Now it would be even better if we renamed the column, `col_is_top_value`.  So then we would see `market_is_Berlin`, and have values of True or False.  Add an alias when looping through the steps.

In [143]:
steps = [([col], [SimpleImputer(strategy = 'constant', fill_value = 'f'),
                  MissingIndicator(missing_values = top_val)], 
          {'alias': f'{col}_is_{top_val}'}) 
         for col, top_val in paired_bools]

Then place these steps in a DataFrameMapper and coerce the values.

In [144]:
from sklearn_pandas import DataFrameMapper
practical_bools_mapper = DataFrameMapper(steps, df_out = True)

In [145]:
df_practical_bools = practical_bools_mapper.fit_transform(df)

In [146]:
df_practical_bools[:3]

Unnamed: 0,market_is_Berlin,state_is_Berlin,host_has_profile_pic_is_t,"smart_location_is_Berlin, Germany",city_is_Berlin
0,True,True,True,True,True
1,True,True,True,True,True
2,True,True,True,True,True


Ok, this looks good.  Now let's update our dataframe.

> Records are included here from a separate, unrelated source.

#define LM_ASSOC_GX 64
#ifndef LM_KNN_PK
#define LM_KNN_PK 1
#endif
__global__ void __launch_bounds__(128) lm_knn(DevCtx d, LmCtx L) {
  int slot, kind, bx;
  if (!lm_reg_block(d, LM_ASSOC_GX, &slot, &kind, &bx)) return;
  const int gx = LM_ASSOC_GX;
  const int* li = lip(L, slot);
  if (!li[LI_RUN]) return;
  const alego_params& P = d.P;
  if (lm_reg_skipped(li, P)) return;
  const int nq = kind == 0 ? li[LI_NCUR_C] : li[LI_NTOTAL_DS];
  int qlo, qhi;
  lm_shard_slice(L, li[LI_NCUR_C], li[LI_NTOTAL_DS], kind, &qlo, &qhi);
  const float4* qp = kind == 0 ? L.cur_corner_ds + (size_t)slot * L.kf_cap_c : L.cur_total_ds + (size_t)slot * L.total_cap;
  const int nmap = li[LI_KDS_C + kind];
  const GridGeom g = L.grid[(size_t)slot * 2 + kind];
  const int* cs = L.cell_start + ((size_t)slot * 2 + kind) * (L.gcap + 1);
  const float4* cp = L.cell_pts + ((size_t)slot * 2 + kind) * L.map_cap_s;
  const double* ld = ldp(L, slot);
  const DQuat qm = ldq(ld + LD_Q_M2L);
  constexpr int QPB = 128 / LM_KNN_LANES;
  const int sub = threadIdx.x & (LM_KNN_LANES - 1);
  const uint32_t limbits = nn_lm_limit_bits(P.knn_max_dist);
  const int nq_round = (nq + QPB - 1) / QPB * QPB;
  for (int qq = bx * QPB + threadIdx.x / LM_KNN_LANES; qq < nq_round; qq += gx * QPB) {
  const int q = min(qq, nq - 1);
  const float4 pin = qp[q];
  const double vin[3] = {pin.x, pin.y, pin.z};
  double r[3];
  dq_rotate(qm, vin, r);
  const float sx = (float)(r[0] + ld[LD_T_M2L + 0]), sy = (float)(r[1] + ld[LD_T_M2L + 1]), sz = (float)(r[2] + ld[LD_T_M2L + 2]);
  typedef nn_key_t u64k;
  const u64k KNONE = NN_NONE;
  u64k k0 = KNONE, k1 = KNONE, k2 = KNONE, k3 = KNONE, k4 = KNONE, kmax = KNONE;
  if (nmap >= 5 && q >= qlo && q < qhi) {
    int cx, cy, cz;
    grid_cell(g, sx, sy, sz, &cx, &cy, &cz);
    int rs[9], re[9];
#pragma unroll
    for (int r = 0; r < 9; ++r) {
      const int z = cz + r / 3 - 1, y = cy + r % 3 - 1;
      const int x0 = max(cx - 1, 0), x1 = min(cx + 1, g.gx - 1);
      const bool in = z >= 0 && z < g.gz && y >= 0 && y < g.gy && x0 <= x1;
      const int c0 = x0 + g.gx * (y + g.gy * z), c1 = x1 + g.gx * (y + g.gy * z);
      const int a0 = cs[in ? c0 : 0], a1 = cs[in ? c1 + 1 : 0];
      rs[r] = in ? a0 : 0;
      re[r] = in ? a1 : 0;
    }
    const nn_v2f sxy = {sx, sy};
    auto consider = [&](const float4& a) {
#if LM_KNN_PK
      const float dist = nn_d2_pk(sxy, sz, nn_v2f{a.x, a.y}, a.z);
#else
      const float dist = nn_d2(sx, sy, sz, a.x, a.y, a.z);
#endif
      const u64k key = nn_key(dist, (uint32_t)__float_as_int(a.w));
      if (key < kmax && nn_lm_within(dist, limbits)) {
        const bool e0 = k0 == kmax, e1 = !e0 && k1 == kmax, e2 = !e0 && !e1 && k2 == kmax, e3 = !e0 && !e1 && !e2 && k3 == kmax, e4 = !e0 && !e1 && !e2 && !e3;
        k0 = e0 ? key : k0; k1 = e1 ? key : k1; k2 = e2 ? key : k2; k3 = e3 ? key : k3; k4 = e4 ? key : k4;
        const u64k m01 = k0 > k1 ? k0 : k1, m23 = k2 > k3 ? k2 : k3, m03 = m01 > m23 ? m01 : m23;
        kmax = m03 > k4 ? m03 : k4;
      }
    };
    float4 first[9];
#pragma unroll
    for (int r = 0; r < 9; ++r) first[r] = cp[rs[r] + sub < re[r] ? rs[r] + sub : 0];
#ifndef LM_KNN_ORDER
#define LM_KNN_ORDER 1
#endif
    constexpr int ord[9] = {4, 1, 3, 5, 7, 0, 2, 6, 8};
#pragma unroll
    for (int k = 0; k < 9; ++k) { const int r = LM_KNN_ORDER ? ord[k] : k; if (rs[r] + sub < re[r]) consider(first[r]); }
#pragma unroll
    for (int k = 0; k < 9; ++k) {
      const int r = LM_KNN_ORDER ? ord[k] : k;
      for (int t = rs[r] + sub + LM_KNN_LANES; t < re[r]; t += 2 * LM_KNN_LANES) {
        const int t1 = t + LM_KNN_LANES;
        const float4 a0 = cp[t], a1 = cp[t1 < re[r] ? t1 : t];
        consider(a0);
        if (t1 < re[r]) consider(a1);
      }
    }
  }
  float bd[5];
  int bi[5];
  {
#pragma unroll
    for (int k = 0; k < 5; ++k) {
      const u64k m01 = k0 < k1 ? k0 : k1, m23 = k2 < k3 ? k2 : k3, m03 = m01 < m23 ? m01 : m23, mine = m03 < k4 ? m03 : k4;
      const u64k m = group_min_u64<LM_KNN_LANES>(mine);
      bd[k] = nn_key_d2(m); bi[k] = nn_key_index(m);
      if (mine == m && m != KNONE) {
        k0 = k0 == m ? KNONE : k0; k1 = k1 == m ? KNONE : k1; k2 = k2 == m ? KNONE : k2; k3 = k3 == m ? KNONE : k3; k4 = k4 == m ? KNONE : k4;
      }
    }
  }
  if (sub == 0 && qq < nq) {
    int* kn = lm_knn_of(L, slot, kind, q);
    const bool ok = nn_lm_row_ok(bi[4], bd[4], P.knn_max_dist) && q >= qlo && q < qhi;
#pragma unroll
    for (int k = 0; k < 5; ++k) kn[k] = ok ? bi[k] : -1;
  }
  }
}

#define LM_FIT_GX 20
__global__ void __launch_bounds__(128) lm_fit(DevCtx d, LmCtx L) {
  int slot, kind, bx;
  if (!lm_reg_block(d, LM_FIT_GX, &slot, &kind, &bx)) return;
  const int gx = LM_FIT_GX;
  const int* li = lip(L, slot);
  if (!li[LI_RUN]) return;
  const alego_params& P = d.P;
  if (lm_reg_skipped(li, P)) return;
  const int nq = kind == 0 ? li[LI_NCUR_C] : li[LI_NTOTAL_DS];
  const float4* mp = kind == 0 ? L.map_corner_ds + (size_t)slot * L.map_cap_c : L.map_surf_ds + (size_t)slot * L.map_cap_s;
  for (int q = bx * 128 + threadIdx.x; q < nq; q += gx * 128) {
  const int* kn = lm_knn_of(L, slot, kind, q);
  double* blk = lm_blocks_of(L, slot) + lm_row_of(kind, q, L.kf_cap_c) * LMB_W;
  int bi[5];
#pragma unroll
  for (int k = 0; k < 5; ++k) bi[k] = kn[k];
  lmb_put_none(blk);
  do {
    if (bi[0] < 0) break;
  if (kind == 0) {
    double near[5][3], center[3] = {0, 0, 0};
#pragma unroll
    for (int j = 0; j < 5; ++j) {
      const float4 m = mp[bi[j]];
      near[j][0] = m.x; near[j][1] = m.y; near[j][2] = m.z;
#pragma unroll
      for (int a = 0; a < 3; ++a) center[a] = center[a] + near[j][a];
    }
#pragma unroll
    for (int a = 0; a < 3; ++a) center[a] = center[a] / 5.0;
    double cov[9] = {0, 0, 0, 0, 0, 0, 0, 0, 0};
#pragma unroll
    for (int j = 0; j < 5; ++j) {
      const double zm[3] = {near[j][0] - center[0], near[j][1] - center[1], near[j][2] - center[2]};
#pragma unroll
      for (int a = 0; a < 3; ++a)
#pragma unroll
        for (int b = 0; b < 3; ++b) cov[a * 3 + b] = cov[a * 3 + b] + zm[a] * zm[b];
    }
    double lam[3], v[3], lmid;
    d_eig3(cov, lam, v, &lmid);
    if (lam[2] > P.line_ratio * lam[1]) {
      double pa[3], pb[3];
#pragma unroll
      for (int a = 0; a < 3; ++a) { pa[a] = P.line_half_len * v[a] + center[a]; pb[a] = -P.line_half_len * v[a] + center[a]; }
      lmb_put_edge(blk, pa, pb);
    }
  } else {
    double A[3][5], b[5], nrm[3];
    float mx[5], my[5], mz[5];
#pragma unroll
    for (int j = 0; j < 5; ++j) {
      const float4 m = mp[bi[j]];
      mx[j] = m.x; my[j] = m.y; mz[j] = m.z;
      A[0][j] = m.x; A[1][j] = m.y; A[2][j] = m.z; b[j] = -1.0;
    }
    d_colpiv_qr53(A, b, nrm);
    const double nn = sqrt(nrm[0] * nrm[0] + nrm[1] * nrm[1] + nrm[2] * nrm[2]);
    const double dd = 1 / nn;
#pragma unroll
    for (int a = 0; a < 3; ++a) nrm[a] /= nn;
    bool ok = true;
#pragma unroll
    for (int j = 0; j < 5; ++j)
      if (fabs(nrm[0] * mx[j] + nrm[1] * my[j] + nrm[2] * mz[j] + dd) > P.plane_tol) ok = false;
    if (ok) lmb_put_plane(blk, nrm, dd);
  }
  } while (false);
  }
}

#ifndef LM_SOLVE_T
#define LM_SOLVE_T 256
#endif
#define LM_SOLVE_RED_BYTES ((size_t)28 * (LM_SOLVE_T / 8) * sizeof(double))
#define LM_SOLVE_DYN_BYTES ((size_t)158 * 1024)
#define LM_SOLVE_ROW_BYTES_DEFAULT ((size_t)96 * 1024)
template <int T>
DEV_INLINE void lm_pack_rows(const LmCtx& L, int slot, int nqc, int nqs, unsigned char* row_lds, size_t row_budget, int (*s_cnt)[T / 64], LmRows& W) {
  const int tid = threadIdx.x, lane = tid & 63, wave = tid >> 6;
  const double* blocks = lm_blocks_of(L, slot);
  const float4* qc = L.cur_corner_ds + (size_t)slot * L.kf_cap_c;
  const float4* qs = L.cur_total_ds + (size_t)slot * L.total_cap;
  const int n_all = nqc + nqs, per = (n_all + T - 1) / T;
  const int lo = min(tid * per, n_all), hi = min(lo + per, n_all);
  auto block_of = [&](int i) { return blocks + lm_row_of_query(i, nqc, L.kf_cap_c) * LMB_W; };
  constexpr int U = 4;
  int cc = 0, cs = 0;
  for (int i0 = lo; i0 < hi; i0 += U) {
    double ty[U];
#pragma unroll
    for (int u = 0; u < U; ++u) ty[u] = block_of(min(i0 + u, n_all - 1))[LMB_TYPE];
#pragma unroll
    for (int u = 0; u < U; ++u) if (i0 + u < hi && ty[u] != 0.0) { if (i0 + u < nqc) ++cc; else ++cs; }
  }
  const int ic = wave_incl_scan(cc), is = wave_incl_scan(cs);
  if (lane == 63) { s_cnt[0][wave] = ic; s_cnt[1][wave] = is; }
  __syncthreads();
  int epos = ic - cc, ppos = is - cs, Rc = 0, Rs = 0;
#pragma unroll
  for (int w = 0; w < T / 64; ++w) { const int a = s_cnt[0][w], b = s_cnt[1][w]; if (w < wave) { epos += a; ppos += b; } Rc += a; Rs += b; }
  W = lml_make(Rc, Rs, row_lds, row_budget, lm_crows_of(L, slot));
  for (int i0 = lo; i0 < hi; i0 += U) {
    LmBlock B[U];
    float4 pt[U];
#pragma unroll
    for (int u = 0; u < U; ++u) {
      const int i = min(i0 + u, n_all - 1);
      B[u] = lmb_load(block_of(i));
      pt[u] = i < nqc ? qc[i] : qs[i - nqc];
    }
#pragma unroll
    for (int u = 0; u < U; ++u) {
      const int i = i0 + u;
      if (i < hi && lmb_type(B[u]) != 0.0) {
        const bool is_c = i < nqc;
        const int r = is_c ? epos++ : ppos++;
        if (is_c && r < W.Ce) lml_put_edge(W, r, B[u], pt[u]);
        else if (!is_c && r < W.Cp) lml_put_plane(W, r, B[u], pt[u]);
        else lms_put(W.crows + (is_c ? lms_edge_at(r) : lms_plane_at(Rc, r)) * LMS_W, B[u], pt[u]);
      }
    }
  }
  __threadfence_block();
  __syncthreads();
}

template <int T, bool FULL = true>
DEV_INLINE void lm_eval_rows(const LmRows& W, const PoseTerms& Tm, double huber, double acc[28]) {
  const double c3[3] = {0, 0, 0};
  for (int i = threadIdx.x; i < W.Rc; i += T) {
    LmEdge e;
    if (i < W.Ce) e = lml_edge(W, i); else e = lms_edge(W.crows + lms_edge_at(i) * LMS_W);
    if constexpr (FULL) {
      double res, J[6];
      eval_block(BLK_EDGE, e.p, e.a, e.b, c3, 0.0, Tm, &res, J);
      accumulate_block(res, J, huber, acc);
    } else accumulate_cost(eval_block_residual<BLK_EDGE>(e.p, e.a, e.b, c3, 0.0, Tm), huber, acc[27]);
  }
  for (int j = threadIdx.x; j < W.Rs; j += T) {
    LmPlane p;
    if (j < W.Cp) p = lml_plane(W, j); else p = lms_plane(W.crows + lms_plane_at(W.Rc, j) * LMS_W);
    if constexpr (FULL) {
      double res, J[6];
      eval_block(BLK_PLANE, p.p, p.n, c3, c3, p.d, Tm, &res, J);
      accumulate_block(res, J, huber, acc);
    } else accumulate_cost(eval_block_residual<BLK_PLANE>(p.p, p.n, c3, c3, p.d, Tm), huber, acc[27]);
  }
}

struct ShflHip { DEV_INLINE double operator()(double v, int src) const { return __shfl(v, src); } };
struct ShflDirect {
  DEV_INLINE double operator()(double v, int src) const {
    const long long b = __double_as_longlong(v);
    const int lo = __builtin_amdgcn_ds_bpermute(src << 2, (int)(unsigned)(unsigned long long)b), hi = __builtin_amdgcn_ds_bpermute(src << 2, (int)(unsigned)((unsigned long long)b >> 32));
    return __longlong_as_double((long long)(((unsigned long long)(unsigned)hi << 32) | (unsigned)lo));
  }
};
template <class Shfl>
DEV_INLINE double rc_eigen_lanes(double A, int i, int j, double lam[6], const Shfl& shfl) {
  double V = i == j ? 1.0 : 0.0;
  for (int sweep = 0; sweep < RC_SWEEPS_MAX; ++sweep) {
    double off = 0.0, dg = 0.0;
#pragma unroll
    for (int a = 0; a < 6; ++a)
#pragma unroll
      for (int b = a + 1; b < 6; ++b) { const double x = shfl(A, a * 6 + b); off += x * x; }
#pragma unroll
    for (int a = 0; a < 6; ++a) { const double x = shfl(A, a * 7); dg += x * x; }
    if (!(off > RC_OFF_REL * dg)) break;
#pragma unroll
    for (int pp = 0; pp < 5; ++pp)
#pragma unroll
      for (int q = pp + 1; q < 6; ++q) {
        const double apq = shfl(A, pp * 6 + q);
        if (apq == 0.0) continue;
        double c, s;
        rc_rot_cs(shfl(A, pp * 7), shfl(A, q * 7), apq, &c, &s);
        { const double xp = shfl(A, i * 6 + pp), xq = shfl(A, i * 6 + q); A = rc_rot_col(j, pp, q, c, s, xp, xq, A); }
        { const double xp = shfl(A, pp * 6 + j), xq = shfl(A, q * 6 + j); A = rc_rot_row(i, pp, q, c, s, xp, xq, A); }
        { const double xp = shfl(V, i * 6 + pp), xq = shfl(V, i * 6 + q); V = rc_rot_col(j, pp, q, c, s, xp, xq, V); }
      }
  }
  double dd[6];
  int rk[6], src = 0;
#pragma unroll
  for (int k = 0; k < 6; ++k) dd[k] = shfl(A, k * 7);
#pragma unroll
  for (int k = 0; k < 6; ++k) { rk[k] = rc_rank(dd, k); if (rk[k] == j) src = k; }
#pragma unroll
  for (int r = 0; r < 6; ++r) {
    double v = 0.0;
#pragma unroll
    for (int k = 0; k < 6; ++k) v = rk[k] == r ? dd[k] : v;
    lam[r] = v;
  }
  return shfl(V, i * 6 + src);
}

template <class Shfl>
DEV_INLINE int rc_front_lanes(const double* s_out , const double* t6, const double* p, int n_edge, int n_plane, double* s_N , int lane, int i, int j,
                              const Shfl& shfl, double* info, double* vs, double lam[6], double vi[6], double vj[6]) {
  if (n_edge + n_plane <= 6) return 0;
  if (fabs(t6[3]) < RC_COS_PITCH_MIN) return -3;
  {
    double N[36];
    rc_minv_t(t6, N);
    double v = 0.0;
#pragma unroll
    for (int k = 0; k < 36; ++k) v = lane == k ? N[k] : v;
    if (lane < 36) s_N[lane] = v;
    __threadfence_block();
  }
  __builtin_amdgcn_sched_barrier(0);
  *info = rc_info_entry(s_out, s_N, i < j ? i : j, i < j ? j : i);
  const bool bad = !rc_finite(*info) || (lane < 28 && !rc_finite(s_out[lane])) || (lane < 6 && !rc_finite(p[lane]));
  if (__any(bad)) return -2;
  __builtin_amdgcn_sched_barrier(0);
  *vs = rc_eigen_lanes(*info, i, j, lam, shfl);
  __builtin_amdgcn_sched_barrier(0);
#pragma unroll
  for (int k = 0; k < 6; ++k) { vi[k] = shfl(*vs, i * 6 + k); vj[k] = shfl(*vs, j * 6 + k); }
  return 1;
}
template <class Header> DEV_INLINE void rec_store_empty(double* dv, int count, const double* head, int keep, int lane, Header&& header) {
  for (int k = lane; k < count; k += 64) dv[k] = k < keep ? head[k] : 0.0;
  if (lane == 0) header();
}
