static int cl_forward(const float* x, const int32_t* lens, const void* packed_w, const float* bias, float* y,
                      int N, int Cin, int Fin, int Tin, int Cout, int Fout, int Tout, int KF, int KT,
                      int SF, int ST, int DF, int DT, int pad_f_l, int pad_t_l, int act, float act_lo,
                      float act_hi, void* workspace, size_t workspace_bytes, void* stream_) {
  ms::ProfScope prof_span(MS_PROF_CONV, (hipStream_t)stream_);
  MS_REQUIRE(packed_w && y && workspace, "null pointer");
  MS_REQUIRE(N > 0 && Cin > 0 && Cin % 16 == 0 && Fin > 0 && Tin > 0 && Cout > 0 && Fout > 0 && Tout > 0, "bad shape");
  MS_REQUIRE(KF > 0 && KT > 0 && SF > 0 && ST > 0 && DF > 0 && DT > 0 && pad_f_l >= 0 && pad_t_l >= 0, "bad kernel");
  MS_REQUIRE(act == MS_ACT_NONE || act == MS_ACT_CLAMP, "bad act");
  if (workspace_bytes < ms_maskconv_cl_workspace_bytes(N, Cin, Fin, Tin)) {
    ms::set_error("ms_maskconv_cl_forward: workspace too small");
    return MS_ERR_WORKSPACE;
  }
  hipStream_t stream = (hipStream_t)stream_;
  ClP p;
  p.N = N; p.Cin = Cin; p.Fin = Fin; p.Tin = Tin; p.Cout = Cout; p.Fout = Fout; p.Tout = Tout; p.KF = KF; p.KT = KT;
  p.SF = SF; p.ST = ST; p.DF = DF; p.DT = DT; p.pad_f = pad_f_l; p.pad_t = pad_t_l; p.KG = Cin / 8;
  p.co_tiles = ms::cdiv(Cout, 32);
  p.act = act; p.lo = act_lo; p.hi = act_hi;
  p.FP = 0;
  p.KW = 0;
  p.CS = p.RG = p.SG = p.PQ = 0;
  size_t lds = 0;
  const int wf = conv_cl_plan(p, &lds);
  if (wf == 0) {
    ms::set_error("ms_maskconv_cl_forward: shape outside the LDS / grid budget");
    return MS_ERR_UNSUPPORTED;
  }
  const float* scale_word = (const float*)((const char*)packed_w + cl_plane_bytes(Cout, Cin, KF, KT));
  unsigned short* xh = (unsigned short*)workspace;
  unsigned short* xl = xh + (size_t)N * Cin * Fin * Tin;
  MS_REQUIRE(N * Fin <= 65535, "N*Fin exceeds grid limits");
  const int prec = ms::split_mode();
  const bool f16 = prec == ms::PREC_F16;
  if (x) {
    hipLaunchKernelGGL(nchw_to_cl_split_kernel, dim3(ms::cdiv(Tin, 32), ms::cdiv(Cin, 32), N * Fin), dim3(32, 8), 0, stream, x,
                       xh, xl, Cin, Fin, Tin, prec);
    MS_LAUNCH_CHECK();
  }
  {
    int RB = 0, RIN = 0;
    size_t slds = 0;
    if (conv_cl_short_plan(p, f16, &RB, &RIN, &slds)) {
      static ms::DeviceOnce attr_once;
      if (attr_once.need()) {
        MS_HIP(hipFuncSetAttribute((const void*)maskconv_cl_short_kernel<ms::PREC_BF16X3>, hipFuncAttributeMaxDynamicSharedMemorySize, 160 * 1024));
        MS_HIP(hipFuncSetAttribute((const void*)maskconv_cl_short_kernel<ms::PREC_F16>, hipFuncAttributeMaxDynamicSharedMemorySize, 160 * 1024));
        MS_HIP(hipFuncSetAttribute((const void*)maskconv_cl_short_kernel<ms::PREC_F16X3>, hipFuncAttributeMaxDynamicSharedMemorySize, 160 * 1024));
        attr_once.done();
      }
      ClP ps = p;
      ps.PW = Tout + KT - 1;
      const dim3 grid(ms::cdiv(Fout, RB), ms::cdiv(Cout, 16), N);
      const unsigned short* wq = (const unsigned short*)packed_w;
      auto kern = prec == ms::PREC_F16 ? maskconv_cl_short_kernel<ms::PREC_F16>
                  : prec == ms::PREC_F16X3 ? maskconv_cl_short_kernel<ms::PREC_F16X3> : maskconv_cl_short_kernel<ms::PREC_BF16X3>;
      hipLaunchKernelGGL(kern, grid, dim3(256), slds, stream, xh, xl, lens, wq, bias, y, ps, RB, RIN, scale_word);
      MS_LAUNCH_CHECK();
      return MS_OK;
    }
  }
  return conv_cl_launch<false>(p, wf, lds, xh, xl, lens, packed_w, bias, y, stream, scale_word);
}

extern "C" int ms_maskconv_cl_forward(const float* x, const int32_t* lens, const void* packed_w, const float* bias, float* y,
                                      int N, int Cin, int Fin, int Tin, int Cout, int Fout, int Tout, int KF, int KT,
                                      int SF, int ST, int DF, int DT, int pad_f_l, int pad_t_l, int act, float act_lo,
                                      float act_hi, void* workspace, size_t workspace_bytes, void* stream_) {
  MS_REQUIRE(x, "null pointer");
  return cl_forward(x, lens, packed_w, bias, y, N, Cin, Fin, Tin, Cout, Fout, Tout, KF, KT, SF, ST, DF, DT, pad_f_l, pad_t_l,
                    act, act_lo, act_hi, workspace, workspace_bytes, stream_);
}
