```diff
diff --git a/two_towers_amd/towers.py b/two_towers_amd/towers.py
--- a/two_towers_amd/towers.py
+++ b/two_towers_amd/towers.py
@@ -50,19 +50,22 @@
 
 class _Packed:
 
-    def __init__(self, p, cfg: TowerCfg, Ep: int):
+    def __init__(self, p, cfg: TowerCfg, Ep: int, train: bool = True):
         dt, H, E = cfg.dtype, cfg.H, cfg.E
         g = dict(zip(GRU_NAMES, p[:16]))
         hd = dict(zip(HEAD_NAMES, p[16:]))
         self.wih = []
+        self.wih_t = [None, None]
         self.bias = []
         self.whh = []
         self.bhn = []
         if _PACK_ONE and dt == torch.bfloat16 and E % 4 == 0 and H % 4 == 0 and all(
                 t.is_contiguous() and t.dtype == torch.float32 and t.data_ptr() % 16 == 0 for t in p[:16]):
-            self._pack_bf16(g, H, E, Ep, p[0].device)
+            self._pack_bf16(g, H, E, Ep, p[0].device, train)
         else:
             self._pack_torch(g, H, E, Ep, dt)
+            if train:
+                self.wih_t[1] = self.wih[1].t().contiguous()
         if cfg.head == "none":
             return
         self.w1 = hd["0.weight"].float().contiguous()
@@ -72,15 +75,16 @@
         self.w2 = hd["3.weight"].float().contiguous()
         self.b2 = hd["3.bias"].float().contiguous()
 
-    def _pack_bf16(self, g, H, E, Ep, dev):
-        jobs = (_lib.PackJob * 16)()
+    def _pack_bf16(self, g, H, E, Ep, dev, train=False):
+        jobs = (_lib.PackJob * 18)()
         nj = 0
 
-        def job(src, dst, rows, cols, dcols, lds, ldd, bf16, src2=None):
+        def job(src, dst, rows, cols, dcols, lds, ldd, bf16, src2=None, transpose=False):
             nonlocal nj
             j = jobs[nj]
             j.src, j.src2, j.dst = src, src2, dst
             j.rows, j.cols, j.dcols, j.lds, j.ldd, j.dst_bf16 = rows, cols, dcols, lds, ldd, int(bf16)
+            j.transpose = int(transpose)
             nj += 1
         for layer in (0, 1):
             K = E if layer == 0 else 2 * H
@@ -90,6 +94,11 @@
             whh = []
             for d, sfx in enumerate(("", "_reverse")):
                 job(g[f"weight_ih_l{layer}{sfx}"].data_ptr(), w.data_ptr() + d * 3 * H * Kp * 2, 3 * H, K, Kp, K, Kp, True)
+                if layer == 1 and train:
+                    if d == 0:
+                        self.wih_t[1] = _alloc((K, 6 * H), torch.bfloat16, dev)
+                    job(g[f"weight_ih_l{layer}{sfx}"].data_ptr(), self.wih_t[1].data_ptr() + d * 3 * H * 2, 3 * H, K, K, K,
+                        6 * H, True, transpose=True)
                 bi, bh = g[f"bias_ih_l{layer}{sfx}"], g[f"bias_hh_l{layer}{sfx}"]
                 job(bi.data_ptr(), b.data_ptr() + d * 3 * H * 4, 1, 2 * H, 2 * H, 2 * H, 2 * H, False, bh.data_ptr())
                 job(bi.data_ptr() + 2 * H * 4, b.data_ptr() + (d * 3 + 2) * H * 4, 1, H, H, H, H, False)
@@ -125,7 +134,7 @@
     hit = getattr(p[0], "_tt_pack", None)
     if hit is not None and hit[0] == key:
         return hit[1]
-    pk = _Packed(p, cfg, Ep)
+    pk = _Packed(p, cfg, Ep, train=False)
     p[0]._tt_pack = (key, pk)
     return pk
 
@@ -588,14 +597,15 @@
         esz = 2 if dt == torch.bfloat16 else 4
         with timing.region("dgrad_l1", 1, 2.0 * B * T * 2 * H * 6 * H * n,
                            float(n * esz * (B * T * 6 * H + B * T * 2 * H))):
+            wt = [p.wih_t[1] if p.wih_t[1] is not None else p.wih[1].t().contiguous() for p in packs]
+            kw = dict(m=B * T, n=2 * H, k=6 * H, lda=8 * H, ldb=6 * H, ldc=2 * H, a_kouter=False, b_kouter=False,
+                      dtype=dt, out_dtype=dt)
             if X1 is None:
-                ops.gemm(dG1, [p.wih[1] for p in packs], dY0, m=B * T, n=2 * H, k=6 * H, lda=8 * H, ldb=2 * H,
-                         ldc=2 * H, a_kouter=False, b_kouter=True, dtype=dt, out_dtype=dt)
+                ops.gemm(dG1, wt, dY0, **kw)
             else:
                 for ti in range(n):
-                    ops.gemm([dG1[ti]], [packs[ti].wih[1]], [dY0[ti]], m=B * T, n=2 * H, k=6 * H, lda=8 * H,
-                             ldb=2 * H, ldc=2 * H, a_kouter=False, b_kouter=True, dtype=dt, out_dtype=dt,
-                             drop_seed=ctx.seeds[ti], drop_p=cfg.drop_p, drop_row0=cfg.rank * B * T)
+                    ops.gemm([dG1[ti]], [wt[ti]], [dY0[ti]], drop_seed=ctx.seeds[ti], drop_p=cfg.drop_p,
+                             drop_row0=cfg.rank * B * T, **kw)
         if side is not None:
             side.wait_stream(main)
             for t in (*dG1, *Xl1, *Y1, *[g for hg in head_grads for g in hg], *[x for b in dbih1 for x in b],
```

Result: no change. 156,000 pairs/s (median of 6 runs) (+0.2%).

We can drop the above columns from our dataframe.

In [147]:
cols_to_remove = [col for col, top_val in paired_bools]
cols_to_remove

['market', 'state', 'host_has_profile_pic', 'smart_location', 'city']

In [148]:
df_coerced = df.drop(columns = cols_to_remove)

And update with the new boolean columns.

In [149]:
df_coerced[df_practical_bools.columns] = df_practical_bools

In [150]:
df_coerced.select_dtypes(include = 'object').shape

(8000, 35)

In [151]:
df_coerced.to_csv('./coerced_bools_complete.csv')
import json
data = df_coerced.dtypes.astype(str).to_dict()

file = './coerced_bools_complete_dtypes.json'

with open(file, 'w') as f:
    json.dump(data, f)

And can see that we're now down to five fewer columns.

### Summary

In this lesson we worked through coercing more of our columns to be boolean columns. We continued to practice working with list iteration with creating our steps, this time adding an alias to our steps.  We also practiced using our categorical functions both to identify potential categorical or boolean columns, and look at the top values in those columns.